History apart, it was the ‘merchant banker’ who first evolved the system of banking by trading in
commodities than money. Their trading activities required the remittances of money from one
place to another. For this, they issued ‘hundis’ to remit funds. In India, such merchant bankers
were known as ‘Seths’.

The next stage in the growth of banking was the goldsmith. The business of goldsmith was such
that he had to take special precautions against theft of gold and jewellery. If he seemed to be an
honest person, merchants in the neighbourhood started leaving their bullion, money and
ornaments in his care. As this practice spread, the goldsmith started charging something for
taking care of the money and bullion.

As evidence for receiving valuables, he issues a receipt. Since gold and silver coins had no marks
of the owner, the goldsmith started lending them. As the goldsmith was prepared to give the
holder of the receipt and equal amount of money on demand, the goldsmith receipt became like
cheques as a medium of exchange and a means of payment.
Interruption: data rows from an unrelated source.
# jordi-adell/mcarray

Hardware: AMD Instinct MI355X
Metric: STFT frames/sec, 8-mic GCC-PHAT + SRP-PHAT(361) + delay-and-sum beamform @48kHz/1024-pt (higher is better)
Workload: dtype f32 (SRP operands adaptive); 1 GPU; BASELINE configs[2] geometry (8-mic ULA 0.04 m, 48 kHz, N=1024, hop 512, 361 angles, 1 source, no power floor), 8 arrays x 4096 frames per GPU per step; channel rows padded by 64 floats; arrays_per_gpu=8, frames_per_array=4096, srp_precision=adaptive, parallelism=arrays sharded over 1 GPU(s), all_gather of DOA bins+prob

## Files before the change

### mcarray_amd/csrc/api.hip

```cpp
#include "../../include/mcarray_hip.h"
#include "fft1024c.h"
#include "kernels.h"
#include "knobs.h"
#include "stage.h"

#include <chrono>
#include <cmath>
#include <cstdio>
#include <cstdlib>
#include <cstring>
#include <string>
#include <thread>
#include <vector>

using namespace mca;

namespace {

std::string g_create_error;

struct TimedEvent { int id; hipEvent_t a, b; };

}

// ... 1521 lines not shown
static int ensure_bf_table(mca_hip_ctx *c)
{
    if (!c->d_bftab && c->n2048) {
        HIP_TRY(c, hipMalloc((void **)&c->d_bftab, (size_t)(c->D + 1) * c->M * 1032 * sizeof(float2)));
        c->bf_pairs = c->M;
        const double unit = (double)c->cfg.sample_rate / (double)c->N / 346.1;
        hipLaunchKernelGGL(k_bf_table_2048, dim3(c->D + 1, c->M), dim3(256), 0, nullptr, c->d_bftab, c->d_grid, c->d_micx, c->M, unit);
        HIP_TRY(c, hipGetLastError());
        HIP_TRY(c, hipDeviceSynchronize());
        return MCA_HIP_OK;
    }
    if (c->d_bftab || !wave_beamformer_applies(c)) return MCA_HIP_OK;
    const int np = (c->M + 1) / 2;
    HIP_TRY(c, hipMalloc((void **)&c->d_bftab, (size_t)(c->D + 1) * np * 1024 * sizeof(float2)));
    c->bf_pairs = np;
    const double unit = (double)c->cfg.sample_rate / (double)FFT_N / 346.1;
    hipLaunchKernelGGL(k_bf_table, dim3(c->D + 1, np), dim3(256), 0, nullptr, c->d_bftab, c->d_grid, c->d_micx, c->M, np, unit);
    HIP_TRY(c, hipGetLastError());
    HIP_TRY(c, hipDeviceSynchronize());
    return MCA_HIP_OK;
}
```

The next stage in the growth of banking is the moneylender. The goldsmith found that on an
average the withdrawals of coins were much less than the deposits with him. So, he started
advancing the coins on loan by charging interest. As a safeguard, he kept some money in the
reserve. Thus, the goldsmith-money- lender became a banker who started performing the two
functions of modern banking, that of accepting deposits and advancing loans.